# I have a secret...



## justjivin (Jul 5, 2010)

Married for a year now, known each other for 8 years.

Here's my problem; I have a secret... Actually, I have several secrets, and they all pertain to the fact that my wife knows I have problems and she knows there are stories she hasn't heard before. What she doesn't know is just how bad my problems are. When I realized I wanted to marry her I looked for affordable counseling and couldn't find anything. So I married her, promising myself I would work these issues out someday. 
For some reason, being married has made all my secret issues 10 times worse, I've done stupid things behind her back and I did a million more stupid things before we got married. These things are honestly more stupid than terrible, but still terrible.

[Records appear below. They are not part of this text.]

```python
def inference_worker(device_index: int, model_kwargs: Dict, slots: InferenceSlots,
                     shared_flat: torch.Tensor, version: "mp.Value",
                     req_q, sems: List, stop_event, max_batch_actors: int = 0,
                     seed: int = 0, pause_flag=None, paused_ack=None,
                     as_thread: bool = False):
    from ..models.atari import AtariNet
    from .flat import FlatParams
    from .rollout import pin_tensor

    import os
    device = torch.device(f"cuda:{device_index}")
    if not as_thread:
        torch.manual_seed(seed)
        torch.cuda.set_device(device)
    stream = torch.cuda.Stream(device=device) if as_thread else None
    done_ev = torch.cuda.Event()
    model = AtariNet(**model_kwargs).to(device)
    model.train()
    flat = FlatParams(model, device=device)
    for t in slots.tensors():
        pin_tensor(t)
    if not as_thread:
        pin_tensor(shared_flat)
    inf_bf16 = os.environ.get("SCALERL_INF_BF16", "1") != "0"

    A, E = slots.num_actors, slots.envs_per_actor
    nact = slots.num_actions
    use_lstm = slots.core_state is not None
    if use_lstm:
        L, H = slots.lstm_layers, slots.lstm_hidden
        h_all = torch.zeros(L, A * E, H, device=device)
        c_all = torch.zeros(L, A * E, H, device=device)
    max_batch_actors = max_batch_actors or A
    seen_version = -1

    obs_d = torch.zeros((A, E, *slots.obs.shape[2:]), dtype=torch.uint8,
                        device=device)
    rew_d = torch.zeros((A, E), device=device)
    done_d = torch.zeros((A, E), dtype=torch.bool, device=device)
    lastact_d = torch.zeros((A, E), dtype=torch.int64, device=device)

    nonlocal_state = {"seen_version": seen_version}

    def run_round(ids):
        if version.value != nonlocal_state["seen_version"]:
            nonlocal_state["seen_version"] = version.value
            flat.load_from(shared_flat, non_blocking=False)

        for a in ids:
            obs_d[a].copy_(slots.obs[a], non_blocking=True)
            rew_d[a].copy_(slots.reward[a], non_blocking=True)
            done_d[a].copy_(slots.done[a], non_blocking=True)
            lastact_d[a].copy_(slots.last_action[a], non_blocking=True)
        inputs = {
            "obs": obs_d.reshape(1, A * E, *slots.obs.shape[2:]),
            "reward": rew_d.reshape(1, A * E),
            "done": done_d.reshape(1, A * E),
            "last_action": lastact_d.reshape(1, A * E),
        }
        state = ()
        snap = {}
        if use_lstm:
            for a in ids:
                if slots.want_state[a]:
                    snap[a] = (h_all[:, a * E:(a + 1) * E].clone(),
                               c_all[:, a * E:(a + 1) * E].clone())
            state = (h_all, c_all)
        if inf_bf16:
            with torch.autocast(device_type="cuda", dtype=torch.bfloat16):
                out, new_state = model(inputs, state)
        else:
            out, new_state = model(inputs, state)
        action = out["action"].view(A, E)
        logits = out["policy_logits"].view(A, E, nact)
        for a in ids:
            if use_lstm:
                sl = slice(a * E, (a + 1) * E)
                h_all[:, sl] = new_state[0][:, sl]
                c_all[:, sl] = new_state[1][:, sl]
            slots.action[a].copy_(action[a], non_blocking=True)
            slots.logits[a].copy_(logits[a], non_blocking=True)
            if a in snap:
                hj, cj = snap[a]
                slots.core_state[a][0].copy_(hj, non_blocking=True)
                slots.core_state[a][1].copy_(cj, non_blocking=True)
        done_ev.record(stream if stream is not None
                       else torch.cuda.current_stream(device))
        done_ev.synchronize()

    import contextlib
    with torch.no_grad():
        while not stop_event.is_set():
            if pause_flag is not None and pause_flag.value:
                torch.cuda.synchronize()
                if paused_ack is not None:
                    paused_ack.value = 1
                while pause_flag.value and not stop_event.is_set():
                    time.sleep(0.002)
                if paused_ack is not None:
                    paused_ack.value = 0
                continue
            try:
                first = req_q.get(timeout=0.2)
            except queue.Empty:
                continue
            if first is None:
                break
            ids = [first]
            while len(ids) < max_batch_actors:
                try:
                    nxt = req_q.get_nowait()
                except queue.Empty:
                    break
                if nxt is None:
                    stop_event.set()
                    break
                ids.append(nxt)
            sctx = (torch.cuda.stream(stream) if stream is not None
                    else contextlib.nullcontext())
            with sctx:
                run_round(ids)
            for a in ids:
                sems[a].release()
```

Before: 484,100 env-steps/s.

## Run inference only on requesting actors' rows with fused LSTM state gather/scatter kernels

Adds a compact inference path that packs only the actors in the current round into contiguous buffers instead of running the model over all A*E rows. New HIP kernels gather each actor's LSTM state with done-masking and snapshotting, then scatter the updated h/c back by actor id. The LSTM step is done manually with addmm plus a fused cell kernel. The path is on by default when the fused encoder and bf16 are in use. It adds warm-up rounds, refactors the worker into a class, and varies batch shapes per round, which may cost some kernel-selection or allocation overhead.

```diff
diff --git a/scalerl_amd/ops/_backend.py b/scalerl_amd/ops/_backend.py
--- a/scalerl_amd/ops/_backend.py
+++ b/scalerl_amd/ops/_backend.py
@@ -63,8 +63,9 @@
     "per_update": "f32 long i64 f32 long",
     "per_sample": "f32 long long f32 long i64 f32",
     "per_leaf_min": "f32 long long i32",
-    "lstm_mask_rows": "f32 f32 f32 f32 f32 long long",
-    "lstm_cell_fwd": "f32 f32 f32 f32 f32? f32? f32? long long",
+    "lstm_mask_rows": "f32 f32 f32? f32 f32 long long i32? i32? u8? f32? long"
+                      " long long",
+    "lstm_cell_fwd": "f32 f32 f32 f32 f32? f32? f32? long long i32? long long",
     "lstm_cell_bwd": "f32 f32 f32 f32 f32 f32? f32 f32 f32 long long",
     "masked_lstm_seq_fwd": "f32 f32 f32 f32 f32 f32 f32 f32 f32 long long long",
     "masked_lstm_seq_bwd": "f32 f32 f32 f32 f32 f32 f32 f32 f32 f32 long long"
diff --git a/scalerl_amd/ops/csrc/infer_step.hip b/scalerl_amd/ops/csrc/infer_step.hip
--- /dev/null
+++ b/scalerl_amd/ops/csrc/infer_step.hip
@@ -0,0 +1,81 @@
+
+#include "lstm_cell.h"
+
+#define INFER_BLOCK 256
+
+extern "C" __global__ void infer_state_gather_kernel(
+    const float* __restrict__ h_all,
+    const float* __restrict__ c_all,
+    const int* __restrict__ ids,
+    const int* __restrict__ want,
+    const unsigned char* __restrict__ done,
+    float* __restrict__ h_in,
+    float* __restrict__ c_in,
+    float* __restrict__ snap,
+    long n, long E, long R, long L, long H) {
+  const long M = n * E;
+  const long total = L * M * H;
+  const long A = R / E;
+  for (long i = (long)blockIdx.x * blockDim.x + threadIdx.x; i < total;
+       i += (long)gridDim.x * blockDim.x) {
+    const long k = i / (M * H), rem = i % (M * H);
+    const long r = rem / H, col = rem % H;
+    const long j = r / E, e = r % E;
+    const long a = ids[j];
+    if (a < 0 || a >= A) continue;
+    const long src = (k * R + a * E + e) * H + col;
+    const float h = h_all[src], c = c_all[src];
+    const float nd = done[r] ? 0.f : 1.f;
+    h_in[i] = h * nd;
+    c_in[i] = c * nd;
+    if (want[j]) {
+      const long dst = (((j * 2) * L + k) * E + e) * H + col;
+      snap[dst] = h;
+      snap[dst + L * E * H] = c;
+    }
+  }
+}
+
+extern "C" __global__ void infer_lstm_cell_kernel(
+    const float* __restrict__ gates,
+    const float* __restrict__ c_in,
+    const int* __restrict__ ids,
+    float* __restrict__ h_state,
+    float* __restrict__ c_state,
+    float* __restrict__ h_next,
+    long M, long E, long R, long H) {
+  const long total = M * H;
+  const long A = R / E;
+  for (long i = (long)blockIdx.x * blockDim.x + threadIdx.x; i < total;
+       i += (long)gridDim.x * blockDim.x) {
+    const long r = i / H, col = i % H;
+    const long a = ids[r / E];
+    const LstmCellStep s = lstm_cell_step(gates + r * 4 * H, H, col, c_in + i);
+    h_next[i] = s.h;
+    if (a < 0 || a >= A) continue;
+    const long dst = (a * E + r % E) * H + col;
+    h_state[dst] = s.h;
+    c_state[dst] = s.c;
+  }
+}
+
+void infer_launch_state_gather(const float* h_all, const float* c_all,
+                               const int* ids, const int* want,
+                               const unsigned char* done, float* h_in,
+                               float* c_in, float* snap, long n, long E,
+                               long R, long L, long H, hipStream_t stream) {
+  hipLaunchKernelGGL(infer_state_gather_kernel,
+                     dim3(grid_1d(L * n * E * H, INFER_BLOCK)),
+                     dim3(INFER_BLOCK), 0, stream, h_all, c_all, ids, want,
+                     done, h_in, c_in, snap, n, E, R, L, H);
+}
+
+void infer_launch_lstm_cell(const float* gates, const float* c_in,
+                            const int* ids, float* h_state, float* c_state,
+                            float* h_next, long M, long E, long R, long H,
+                            hipStream_t stream) {
+  hipLaunchKernelGGL(infer_lstm_cell_kernel,
+                     dim3(grid_1d(M * H, INFER_BLOCK)), dim3(INFER_BLOCK), 0,
+                     stream, gates, c_in, ids, h_state, c_state, h_next, M, E,
+                     R, H);
+}
diff --git a/scalerl_amd/ops/csrc/lstm.hip b/scalerl_amd/ops/csrc/lstm.hip
--- a/scalerl_amd/ops/csrc/lstm.hip
+++ b/scalerl_amd/ops/csrc/lstm.hip
@@ -28,16 +28,12 @@
        i += (long)gridDim.x * blockDim.x) {
     const long b = i / H, j = i % H;
     float* grow = gates + b * 4 * H;
-    const float ig = sigmoidf_(grow[j]);
-    const float fg = sigmoidf_(grow[H + j]);
-    const float gg = tanhf(grow[2 * H + j]);
-    const float og = sigmoidf_(grow[3 * H + j]);
-    const float c = fg * c_in[i] + ig * gg;
-    const float h = og * tanhf(c);
-    grow[j] = ig;
-    grow[H + j] = fg;
-    grow[2 * H + j] = gg;
-    grow[3 * H + j] = og;
+    const LstmCellStep s = lstm_cell_step(grow, H, j, c_in + i);
+    const float c = s.c, h = s.h;
+    grow[j] = s.ig;
+    grow[H + j] = s.fg;
+    grow[2 * H + j] = s.gg;
+    grow[3 * H + j] = s.og;
     c_out[i] = c;
     h_out[i] = h;
     if (nd_next != nullptr) {
@@ -118,8 +114,20 @@
 
 extern "C" int lstm_mask_rows(const float* a, const float* b,
                               const float* notdone, float* a_out,
-                              float* b_out, long B, long H,
-                              hipStream_t stream) {
+                              float* b_out, long B, long H, const int* ids,
+                              const int* want, const void* done, float* snap,
+                              long E, long R, long L, hipStream_t stream) {
+  if (ids != nullptr) {
+    if (want == nullptr || done == nullptr || snap == nullptr || b == nullptr ||
+        B < 0 || E < 1 || L < 1 || H < 1 || R < E || R % E != 0 || B > R / E)
+      return -1;
+    if (B == 0) return 0;
+    infer_launch_state_gather(a, b, ids, want, (const unsigned char*)done,
+                              a_out, b_out, snap, B, E, R, L, H, stream);
+    CHECK_LAUNCH();
+    return 0;
+  }
+  if (notdone == nullptr) return -1;
   if (B <= 0 || H <= 0) return 0;
   lstm_launch_mask_rows(a, b, notdone, a_out, b_out, B, H, stream);
   CHECK_LAUNCH();
@@ -129,7 +137,18 @@
 extern "C" int lstm_cell_fwd(float* gates, const float* c_in, float* h_out,
                              float* c_out, const float* nd_next,
                              float* h_in_next, float* c_in_next, long B,
-                             long H, hipStream_t stream) {
+                             long H, const int* ids, long E, long R,
+                             hipStream_t stream) {
+  if (ids != nullptr) {
+    if (nd_next != nullptr || c_in_next != nullptr || h_in_next == nullptr ||
+        B < 0 || E < 1 || H < 1 || B % E != 0 || R < E || R % E != 0 || B > R)
+      return -1;
+    if (B == 0) return 0;
+    infer_launch_lstm_cell(gates, c_in, ids, h_out, c_out, h_in_next, B, E, R,
+                           H, stream);
+    CHECK_LAUNCH();
+    return 0;
+  }
   if (B <= 0 || H <= 0) return 0;
   lstm_launch_cell_fwd(gates, c_in, h_out, c_out, nd_next, h_in_next,
                        c_in_next, B, H, stream);
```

I am starting to think I will never be free of my dark side and that I snookerd a great person into marrying me. I feel like she deserves to know, but if I tell her the extent of my problems, she will probably leave me, if she doesn't then at least my marriage will no longer be good times, and she will constantly question everything and not trust me anymore. We cant afford counseling, so we will try to work it out and I don't know that we can. 

Just FYI, I am not cheating on my wife or spending money or doing anything that could one day ruin our lives. I just have secrets like anyone else, and its stuff that in certain circles wouldn't bother anyone, and in other circles would buy you a divorce. 

Do I tell her? Do I keep these severe issues bottled up until we can afford counseling? I am certain of at least this: I will work this stuff out some day and when I do, we will be happy together. I only wish I had worked it out before the marriage, but what do I do now?


----------



## CLucas976 (Jun 27, 2010)

you're lucky your wife hasn't found out on her own yet, and in all honesty..from my own personal experience, it is far worse when we find out via someone else.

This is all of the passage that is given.